No instructions were given at the time. I told him the plan before I started. It was the most practical way to get to the wall. They are 10 foot sticks cut at 60" total length to allow for 1 foot to support before the pull box I have set up on top of those pipes. 

I put some time in my planning if that's what you mean by making a name for myself. 
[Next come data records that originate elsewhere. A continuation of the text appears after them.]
__global__ void conv2d_hs_stem_pack_kernel(const float* __restrict__ w, _Float16* __restrict__ p) {
  const int idx = blockIdx.x * 256 + threadIdx.x;
  if (idx >= kStemSteps * 2 * 64 * 8) return;
  const int j = idx & 7, ml = (idx >> 3) & 63, h = (idx >> 9) & 1, step = idx >> 10;
  const int combo = 2 * step + h;
  float v = 0.f;
  if (combo < 21 && j < 7) v = w[((size_t)ml * 3 + combo / 7) * 49 + (combo % 7) * 7 + j];
  const _Float16 hi = (_Float16)v;
  const _Float16 lo = (_Float16)((v - (float)hi) * kLoScale);
  const size_t cell = ((size_t)(step * 2 + 0) * 2 + h) * 64 + ml;
  p[cell * 8 + j] = hi;
  p[(cell + 128) * 8 + j] = lo;
}

static bool hs_is_stem(const ConvSpec& L) { return L.k == 7 && L.stride == 2 && L.pad == 3 && L.cin == 3 && L.cout == 64; }

__global__ void conv2d_hs_pack_kernel(const float* __restrict__ w, _Float16* __restrict__ p, int M, int Kc, int Kreal,
                                      int taps, int dgrad, size_t total) {
  const size_t idx = (size_t)blockIdx.x * 256 + threadIdx.x;
  if (idx >= total) return;
  const int j = idx & 7;
  const int ml = (idx >> 3) & 63;
  const int h = (idx >> 9) & 1;
  size_t rest = idx >> 10;
  const int tap = rest % taps; rest /= taps;
  const int nchunks = Kc / kHsCC;
  const int chunk = rest % nchunks;
  const int ct = rest / nchunks;
  const int m = ct * 64 + ml, kc = chunk * kHsCC + h * 8 + j;
  float v = 0.f;
  if (kc < Kreal) v = dgrad ? w[((size_t)kc * M + m) * taps + (taps - 1 - tap)] : w[((size_t)m * Kreal + kc) * taps + tap];
  const _Float16 hi = (_Float16)v;
  const _Float16 lo = (_Float16)((v - (float)hi) * kLoScale);
  const size_t cell = ((((size_t)(ct * nchunks + chunk) * taps + tap) * 2 + 0) * 2 + h) * 64 + ml;
  p[cell * 8 + j] = hi;
  p[(cell + 128) * 8 + j] = lo;
}

constexpr int kHsPackJobs = 48;
struct HsPackTable {
  const float* w[kHsPackJobs];
  _Float16* p[kHsPackJobs];
  int M[kHsPackJobs], Kc[kHsPackJobs], Kreal[kHsPackJobs], taps[kHsPackJobs], dgrad[kHsPackJobs];
  unsigned first[kHsPackJobs + 1];
  int n;
};
__global__ void __launch_bounds__(256) conv2d_hs_pack_many_kernel(const HsPackTable t) {
  int j = 0, jend = t.n;
  while (jend - j > 1) {
    const int mid = (j + jend) >> 1;
    if (blockIdx.x >= t.first[mid]) j = mid; else jend = mid;
  }
  const int M = t.M[j], Kc = t.Kc[j], Kreal = t.Kreal[j], taps = t.taps[j], dgrad = t.dgrad[j];
  const float* __restrict__ w = t.w[j];
  _Float16* __restrict__ p = t.p[j];
  const size_t total = (size_t)M * Kc * taps;
  const size_t idx = (size_t)(blockIdx.x - t.first[j]) * 256 + threadIdx.x;
  if (idx >= total) return;
  const int e = idx & 7;
  const int ml = (idx >> 3) & 63;
  const int h = (idx >> 9) & 1;
  size_t rest = idx >> 10;
  const int tap = rest % taps; rest /= taps;
  const int nchunks = Kc / kHsCC;
  const int chunk = rest % nchunks;
  const int ct = rest / nchunks;
  const int m = ct * 64 + ml, kc = chunk * kHsCC + h * 8 + e;
  float v = 0.f;
  if (kc < Kreal) v = dgrad ? w[((size_t)kc * M + m) * taps + (taps - 1 - tap)] : w[((size_t)m * Kreal + kc) * taps + tap];
  const _Float16 hi = (_Float16)v;
  const _Float16 lo = (_Float16)((v - (float)hi) * kLoScale);
  const size_t cell = ((((size_t)(ct * nchunks + chunk) * taps + tap) * 2 + 0) * 2 + h) * 64 + ml;
  p[cell * 8 + e] = hi;
  p[(cell + 128) * 8 + e] = lo;
}

int conv2d_hs_pack_many(const HsPackJob* jobs, int n, hipStream_t s) {
  for (int j0 = 0; j0 < n; j0 += kHsPackJobs) {
    HsPackTable t;
    t.n = std::min(kHsPackJobs, n - j0);
    unsigned blocks = 0;
    for (int j = 0; j < t.n; ++j) {
      const HsPackJob& q = jobs[j0 + j];
      ADX_REQUIRE(q.w != nullptr && q.packed != nullptr && q.cin_pad % kHsCC == 0 && q.cout % kHsCout == 0,
                  "conv2d_hs_pack_many: job %d is not a split-fp16 weight image", j0 + j);
      t.w[j] = q.w; t.p[j] = (_Float16*)q.packed;
      t.M[j] = q.cout; t.Kc[j] = q.cin_pad; t.Kreal[j] = q.cin; t.taps[j] = q.taps; t.dgrad[j] = q.dgrad;
      t.first[j] = blocks;
      blocks += (unsigned)(((size_t)q.cout * q.cin_pad * q.taps + 255) / 256);
    }
    t.first[t.n] = blocks;
    conv2d_hs_pack_many_kernel<<<dim3(blocks), dim3(256), 0, s>>>(t);
    ADX_LAUNCH_CHECK();
  }
  return ADX_OK;
}

bool conv2d_hs_eligible(const ConvSpec& L) {
  if (debug_switches().conv_exact) return false;
  if (hs_is_stem(L) && !L.dgrad) return true;
  if (L.cin % kHsCC != 0 || L.cin_pad != L.cin || L.cout % kHsCout != 0) return false;
  return L.k == 3 && (L.stride == 1 || L.stride == 2);
}

size_t conv2d_packed_floats(const ConvSpec& L) {
  const size_t direct = (size_t)L.k * L.k * L.cin_pad * L.cout;
  return direct;
}

bool conv2d_hs_pack_batchable(const ConvSpec& c, int dgrad) { return conv2d_hs_eligible(c) && !(hs_is_stem(c) && !dgrad); }

int conv2d_hs_pack(const ConvSpec& c, const float* w, void* packed, int dgrad, hipStream_t s) {
  if (hs_is_stem(c) && !dgrad) {
    conv2d_hs_stem_pack_kernel<<<dim3(ceil_div(kStemSteps * 2 * 64 * 8, 256)), dim3(256), 0, s>>>(w, (_Float16*)packed);
    ADX_LAUNCH_CHECK();
    return ADX_OK;
  }
  const size_t total = (size_t)c.cout * c.cin_pad * c.k * c.k;
  conv2d_hs_pack_kernel<<<dim3((unsigned)((total + 255) / 256)), dim3(256), 0, s>>>(
      w, (_Float16*)packed, c.cout, c.cin_pad, c.cin, c.k * c.k, dgrad, total);
  ADX_LAUNCH_CHECK();
  return ADX_OK;
}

I don't have a problem redoing them. Just wanted input on the different ways to do the run. Specifically the rolling offsets


----------



## ponyboy (Nov 18, 2012)

Locknutz said:


> No instructions were given at the time. I told him the plan before I started. It was the most practical way to get to the wall. They are 10 foot sticks cut at 60" total length to allow for 1 foot to support before the pull box I have set up on top of those pipes.
> 
> I put some time in my planning if that's what you mean by making a name for myself.
> 
> I don't have a problem redoing them. Just wanted input on the different ways to do the run. Specifically the rolling offsets


couple things. if you're putting a 12x12 on top of that I would've moved the whole thing to the right a little more. also I would have my strut spaced evenly through the pipes and lined up directly under the pull box. also I would've done 30s or 45s to put the pipes on the wall quicker- you probably wouldn't notice any difference in pulling difficulty. also whenever I have to come up through a floor like that away from the wall I'll screw a piece of strut down in front of the conduits if I think it will help. lastly, keeping the degrees the same and adjusting the spacing will always look better than what your captain is having you do


----------



## uconduit (Jun 6, 2012)

If someone else is responsible for your work then it's their business to judge it because they'd get in trouble if it didn't meet expectations. Plus they are paying you and you the subordinate. 

If it's gonna be hidden somewhere -- behind a wall, for example, who cares, right? And it's good enough for that. 

If its gonna be exposed then it should look nice or it reflects bad on you, the jman and your colleagues. "exposed" is debatable as it looks like few will see it where it is. 

Personally, i would not have run it like this. If anything I would have put the stub closest to the wall on the left, the next ones would have their bottom bends successively higher to avoid interference and all the upper bend would be at the same height and attach to a supporting strut at a lower Height-- similar to that of the insulated pipe coupling-looking thing on the left. By crossing them over the rolling offsets would not deviate from eachother as much. As it is now the one on the left has a much larger offset than the one one the right. 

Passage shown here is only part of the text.